> _To do_
State how many lines in the entries below include the string "npairs", and give nothing beyond that number.
##############################
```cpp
typedef uint32_t pa_slice_u32x2 __attribute__((ext_vector_type(2)));
__device__ __forceinline__ uint32_t dpp_wave_shr1(uint32_t old_, uint32_t src) {
    return (uint32_t)__builtin_amdgcn_update_dpp((int)old_, (int)src, 0x138, 0xf, 0xf, false);
}
__device__ __forceinline__ uint32_t dpp_wave_rol1(uint32_t x) {
    return (uint32_t)__builtin_amdgcn_update_dpp((int)x, (int)x, 0x134, 0xf, 0xf, false);
}
__device__ __forceinline__ uint2 ld_boundary(const uint2* p) {
    const unsigned long long v = __hip_atomic_load((const unsigned long long*)p, __ATOMIC_RELAXED, __HIP_MEMORY_SCOPE_AGENT);
    return make_uint2((uint32_t)v, (uint32_t)(v >> 32));
}
__device__ __forceinline__ void st_boundary(uint2* p, uint32_t hp, uint32_t hm) {
    __hip_atomic_store((unsigned long long*)p, (unsigned long long)hp | ((unsigned long long)hm << 32), __ATOMIC_RELAXED, __HIP_MEMORY_SCOPE_AGENT);
}

#define PA_SLICE_ROW_PAIR(vpA, vmA, vpB, vmB, nb0A, nb1A, nb0B, nb1B, a0, a1, hpp, hmp, hpo, hmo)                                      \
    do {                                                                                                                                \
        uint32_t zA_, zB_, hmA_, hpA_;                                                                                                  \
        asm volatile(                                                                                                                   \
            "v_xor_b32 %[zA], %[a1_], %[nb1A_]\n\t"                                                                                     \
            "v_xor_b32 %[zB], %[a1_], %[nb1B_]\n\t"                                                                                     \
            "v_bitop3_b32 %[zA], %[a0_], %[nb0A_], %[zA] bitop3:0x28\n\t"                                                               \
            "v_bitop3_b32 %[zB], %[a0_], %[nb0B_], %[zB] bitop3:0x28\n\t"                                                               \
            "v_bitop3_b32 %[zA], %[zA], %[vmA_], %[hmp_] bitop3:0xfe\n\t"                                                               \
            "v_and_b32 %[hmA], %[zA], %[vpA_]\n\t"                                                                                      \
            "v_bitop3_b32 %[hpA], %[vmA_], %[zA], %[vpA_] bitop3:0xf1\n\t"                                                              \
            "v_bitop3_b32 %[zB], %[zB], %[vmB_], %[hmA] bitop3:0xfe\n\t"                                                                \
            "v_bitop3_b32 %[vpA_], %[hmp_], %[zA], %[hpp_] bitop3:0xf1\n\t"                                                             \
            "v_and_b32 %[hmB], %[zB], %[vpB_]\n\t"                                                                                      \
            "v_and_b32 %[vmA_], %[hpp_], %[zA]\n\t"                                                                                     \
            "v_bitop3_b32 %[hpB], %[vmB_], %[zB], %[vpB_] bitop3:0xf1\n\t"                                                              \
            "v_bitop3_b32 %[vpB_], %[hmA], %[zB], %[hpA] bitop3:0xf1\n\t"                                                               \
            "v_and_b32 %[vmB_], %[hpA], %[zB]"                                                                                          \
            : [zA] "=&v"(zA_), [zB] "=&v"(zB_), [hmA] "=&v"(hmA_), [hpA] "=&v"(hpA_), [hmB] "=&v"(hmo), [hpB] "=&v"(hpo),              \
              [vpA_] "+v"(vpA), [vmA_] "+v"(vmA), [vpB_] "+v"(vpB), [vmB_] "+v"(vmB)                                                    \
            : [a0_] "v"(a0), [a1_] "v"(a1), [nb0A_] "v"(nb0A), [nb1A_] "v"(nb1A), [nb0B_] "v"(nb0B), [nb1B_] "v"(nb1B), [hpp_] "v"(hpp), \
              [hmp_] "v"(hmp));                                                                                                         \
    } while (0)

template <int R>
__global__ __launch_bounds__(64, 2) void slice_kernel(const SliceJob* __restrict__ jobs, int njobs, const SliceGroup* __restrict__ groups,
                                                      const SliceEvent* __restrict__ events, const uint2* __restrict__ A, const uint2* __restrict__ B,
                                                      uint2* H, uint2* V, uint32_t* ticket_err, unsigned long long* dbg) {
    static_assert(R % 2 == 0, "rows are stepped in pairs");
    const int lane = (int)threadIdx.x;
    const uint32_t wave_slot = (uint32_t)__builtin_amdgcn_s_getreg((4 - 1) << 11 | 4) & 15u;
    for (;;) {
        uint32_t tk = 0;
        if (lane == 0) tk = atomicAdd(ticket_err, 1u);
        tk = (uint32_t)__builtin_amdgcn_readfirstlane((int)tk);
        if (tk >= (uint32_t)njobs) break;
        const SliceJob job = jobs[tk];
        const SliceGroup grp = groups[job.group];
        const unsigned long long t_job0 = dbg ? __builtin_amdgcn_s_memrealtime() : 0ull;
        unsigned long long t_parked = 0, n_parks = 0;
        [[maybe_unused]] bool waited_before = false;
        [[maybe_unused]] int slack = 0;
        const int s = (int)job.strip, n = grp.n;
        const bool has_in = s > 0, has_out = s + 1 < grp.nstrips;
        const uint2* Ag = A + grp.a_off + kPad;
        const size_t row0 = grp.b_off + ((size_t)s * 64 + (size_t)lane) * R;
        const uint2* Hin = H + grp.h_off + (size_t)(has_in ? s - 1 : 0) * grp.h_stride + kPad;
        uint2* Hout = H + grp.h_off + (size_t)(has_out ? s : 0) * grp.h_stride + kPad;
        const SliceEvent* ev = events + grp.ev_first;
        uint32_t nb0[R], nb1[R], vp[R], vm[R];
#pragma unroll
        for (int i = 0; i < R; ++i) {
            const uint2 b = B[row0 + i];
            nb0[i] = b.x;
            nb1[i] = b.y;
            vp[i] = ~0u;
            vm[i] = 0u;
        }
        constexpr int kWaitStep = 8;
        uint32_t o_hp = 0, o_hm = 0, o_a0 = 0, o_a1 = 0;
        uint32_t ev_i = 0;
        int ev_col = ev[0].col;
        const int nchunks = (n + 63 + 63) / 64;
        const __amdgpu_buffer_rsrc_t hrs = __builtin_amdgcn_make_buffer_rsrc((void*)Hout, 0, (int)((uint32_t)n * 8u), 0x00020000);
        unsigned long long nA = 0, nH = ~0ull;
        uint2 kA = Ag[lane], kH = make_uint2(~0u, 0u);
        if (has_in) kH = ld_boundary(Hin + lane);
        __builtin_amdgcn_s_waitcnt(0);
        for (int q = 0; q < nchunks; ++q) {
#if PA_SLICE_CLOCK_TURNS
            if ((((uint32_t)__builtin_amdgcn_s_memrealtime() >> PA_SLICE_CLOCK_TURNS) ^ wave_slot) & 1u) __builtin_amdgcn_s_setprio(1);
            else __builtin_amdgcn_s_setprio(0);
#else
            if (((uint32_t)q ^ wave_slot) & 1u) __builtin_amdgcn_s_setprio(1);
            else __builtin_amdgcn_s_setprio(0);
#endif
            uint2 cA = kA, cH = kH;
            const int col = q * 64 + lane;
            if (has_in) {
                uint32_t spins = 0;
                const unsigned long long t_p0 = dbg ? __builtin_amdgcn_s_memrealtime() : 0ull;
                while (col < n && (cH.x & cH.y) != 0u) {
                    __builtin_amdgcn_s_sleep(32);
                    cH = ld_boundary(Hin + col);
                    if (++spins > kSpinLimit) {
                        atomicCAS(ticket_err + 1, 0u, (uint32_t)kErrSpin);
                        cH = make_uint2(~0u, 0u);
                    }
                }
                const bool waited = __builtin_amdgcn_readfirstlane((int)(__ballot(spins != 0u) != 0ull)) != 0;
#if PA_SLICE_YIELD == 1
                if (waited) __builtin_amdgcn_s_setprio(0);
#elif PA_SLICE_YIELD == 2
                if (waited || waited_before) __builtin_amdgcn_s_setprio(0);
                waited_before = waited;
#elif PA_SLICE_YIELD >= 3
                slack = waited ? PA_SLICE_YIELD : (slack > 0 ? slack - 1 : 0);
                if (slack > 0) __builtin_amdgcn_s_setprio(0);
#endif
                if (dbg && waited) {
                    t_parked += __builtin_amdgcn_s_memrealtime() - t_p0;
                    n_parks += 1;
                }
            }
            const int pcol = min(col + 64, n + kPad - 1);
            const bool more = q + 1 < nchunks;
            if (more) {
                asm volatile("global_load_dwordx2 %0, %1, off ; pa_prefetch_load" : "=v"(nA) : "v"(Ag + pcol) : "memory");
                if (has_in) asm volatile("global_load_dwordx2 %0, %1, off sc1 ; pa_prefetch_load" : "=v"(nH) : "v"(Hin + pcol) : "memory");
            }
            const int jend = min(64, n + 63 - q * 64);
            const int wait_at = more ? kWaitStep : -1;
            for (int j = 0; j < jend; ++j) {
                if (j == wait_at) {
                    asm volatile("s_waitcnt vmcnt(8) ; pa_prefetch_wait" : "+v"(nA), "+v"(nH)::"memory");
                    kA = make_uint2((uint32_t)nA, (uint32_t)(nA >> 32));
                    if (has_in) kH = make_uint2((uint32_t)nH, (uint32_t)(nH >> 32));
                }
                const int c = q * 64 + j - lane;
                const uint32_t a0 = dpp_wave_shr1(cA.x, o_a0), a1 = dpp_wave_shr1(cA.y, o_a1);
                uint32_t hpp = dpp_wave_shr1(cH.x, o_hp), hmp = dpp_wave_shr1(cH.y, o_hm);
                cA.x = dpp_wave_rol1(cA.x);
                cA.y = dpp_wave_rol1(cA.y);
                cH.x = dpp_wave_rol1(cH.x);
                cH.y = dpp_wave_rol1(cH.y);
                o_a0 = a0;
                o_a1 = a1;
                if ((unsigned)c < (unsigned)n) {
#pragma unroll
                    for (int i = 0; i < R; i += 2) {
                        uint32_t hpo, hmo;
                        PA_SLICE_ROW_PAIR(vp[i], vm[i], vp[i + 1], vm[i + 1], nb0[i], nb1[i], nb0[i + 1], nb1[i + 1], a0, a1, hpp, hmp, hpo, hmo);
                        hpp = hpo;
                        hmp = hmo;
                    }
                    o_hp = hpp;
                    o_hm = hmp;
                    {
                        const pa_slice_u32x2 d = {hpp, hmp};
                        __builtin_amdgcn_raw_buffer_store_b64(d, hrs, (lane == 63 && has_out) ? (uint32_t)c * 8u : 0x7FFFFFF0u, 0, 16);
                    }
                    if (c + 1 == ev_col) {
                        const uint32_t mask = ev[ev_i].mask;
#pragma unroll
                        for (int i = 0; i < R; ++i) {
                            atomicOr(&V[row0 + i].x, vp[i] & mask);
                            atomicOr(&V[row0 + i].y, vm[i] & mask);
                            asm volatile("" ::: "memory");
                        }
                        ++ev_i;
                        ev_col = ev_i < grp.ev_count ? ev[ev_i].col : -1;
                        __builtin_amdgcn_s_waitcnt(0);
                    }
                }
            }
        }
        if (dbg && lane == 0) {
            const unsigned long long dt = __builtin_amdgcn_s_memrealtime() - t_job0;
            atomicMin(dbg + 0, dt);
            atomicMax(dbg + 1, dt);
            atomicAdd(dbg + 2, dt);
            atomicAdd(dbg + 3, 1ull);
            atomicAdd(dbg + 4, t_parked);
            atomicAdd(dbg + 5, n_parks);
            if (s == 0) {
                atomicMin(dbg + 6, dt);
                atomicMax(dbg + 7, dt);
            }
            const uint32_t xcc = (uint32_t)__builtin_amdgcn_s_getreg((4 - 1) << 11 | 20) & 7u;
            atomicAdd(dbg + 8 + 2 * xcc, dt - t_parked);
            atomicAdd(dbg + 9 + 2 * xcc, 1ull);
        }
    }
}


__global__ __launch_bounds__(256) void slice_pack_a_kernel(const SliceGroup* __restrict__ groups, const SlicePair* __restrict__ spairs,
                                                           const uint32_t* __restrict__ codes, uint2* __restrict__ A) {
    const SliceGroup grp = groups[blockIdx.x];
    const int lane = (int)(threadIdx.x & 63), q = (int)(blockIdx.y * 4 + (threadIdx.x >> 6));
    if (q * 32 >= grp.n) return;
    const int p = lane & 31, half = lane >> 5, word = 2 * q + half;
    uint32_t w = 0;
    if (p < grp.npairs) {
        const SlicePair sp = spairs[grp.first_pos + p];
        if (word < (sp.n + 15) / 16) w = codes[sp.code_off + word];
    }
    uint32_t a0 = 0, a1 = 0;
#pragma unroll
    for (int k = 0; k < 16; ++k) {
        const unsigned long long b0 = __ballot((w >> (2 * k)) & 1u), b1 = __ballot((w >> (2 * k + 1)) & 1u);
        if ((lane & 15) == k) {
            a0 = (lane & 16) ? (uint32_t)(b0 >> 32) : (uint32_t)b0;
            a1 = (lane & 16) ? (uint32_t)(b1 >> 32) : (uint32_t)b1;
        }
    }
    const int c = q * 32 + lane;
    if (lane < 32 && c < grp.n) A[grp.a_off + kPad + c] = make_uint2(a0, a1);
}

__global__ __launch_bounds__(256) void slice_pack_b_kernel(const SliceGroup* __restrict__ groups, const SlicePair* __restrict__ spairs,
                                                           const uint64_t* __restrict__ prof, uint2* __restrict__ B, int rows_per_strip) {
    const SliceGroup grp = groups[blockIdx.x];
    const int lane = (int)(threadIdx.x & 63), j = (int)(blockIdx.y * 4 + (threadIdx.x >> 6));
    if ((long long)j * 64 >= (long long)grp.nstrips * rows_per_strip) return;
    const int p = lane & 31, half = lane >> 5;
    uint32_t x0 = 0, x1 = 0;
    if (p < grp.npairs) {
        const SlicePair sp = spairs[grp.first_pos + p];
        if (j < (sp.m + 63) / 64) {
            const uint64_t p0 = prof[2 * (sp.prof_off + j)], p1 = prof[2 * (sp.prof_off + j) + 1];
            x0 = (uint32_t)(p0 >> (32 * half));
            x1 = (uint32_t)(p1 >> (32 * half));
        }
    }
    uint32_t nb0 = 0, nb1 = 0;
#pragma unroll
    for (int k = 0; k < 32; ++k) {
        const unsigned long long b0 = __ballot((x0 >> k) & 1u), b1 = __ballot((x1 >> k) & 1u);
        if ((lane & 31) == k) {
            nb0 = half ? (uint32_t)(b0 >> 32) : (uint32_t)b0;
            nb1 = half ? (uint32_t)(b1 >> 32) : (uint32_t)b1;
        }
    }
    B[grp.b_off + (size_t)j * 64 + lane] = make_uint2(nb0, nb1);
}

constexpr int kScoreSpan = 4096;
__global__ __launch_bounds__(64) void slice_score_kernel(const SliceGroup* __restrict__ groups, const SlicePair* __restrict__ spairs,
                                                         const uint2* __restrict__ V, int32_t* __restrict__ cost_out) {
    const SliceGroup grp = groups[blockIdx.x];
    const int lane = (int)threadIdx.x;
    int my_m = 0, my_n = 0;
    uint32_t my_pair = 0;
    if (lane < grp.npairs) {
        const SlicePair sp = spairs[grp.first_pos + lane];
        my_m = sp.m;
        my_n = sp.n;
        my_pair = sp.pair;
    }
    int max_m = my_m;
#pragma unroll
    for (int o = 32; o > 0; o >>= 1) max_m = max(max_m, __shfl_xor(max_m, o));
    const int lo = (int)blockIdx.y * kScoreSpan, hi = min(max_m, lo + kScoreSpan);
    if (lo >= max_m) return;
    int acc = blockIdx.y == 0 ? my_n : 0;
    for (int r0 = lo; r0 < hi; r0 += 64) {
        const int r = r0 + lane;
        uint2 v = make_uint2(0u, 0u);
        if (r < hi) v = V[grp.b_off + r];
        for (int p = 0; p < grp.npairs; ++p) {
            const int mp = __shfl(my_m, p);
            const bool in = r < mp;
            const int pos = __popcll(__ballot(in && ((v.x >> p) & 1u))), neg = __popcll(__ballot(in && ((v.y >> p) & 1u)));
            if (lane == p) acc += pos - neg;
        }
    }
    if (lane < grp.npairs && acc != 0) atomicAdd(&cost_out[my_pair], acc);
}

}
}
```

### astar-pairwise-aligner_amd/csrc/slice_plan.hpp

```cpp
#pragma once
#include <hip/hip_runtime.h>

#include <cstddef>
#include <cstdint>

namespace pa {
namespace slice {

struct Plan;
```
##############################
> _Response_
5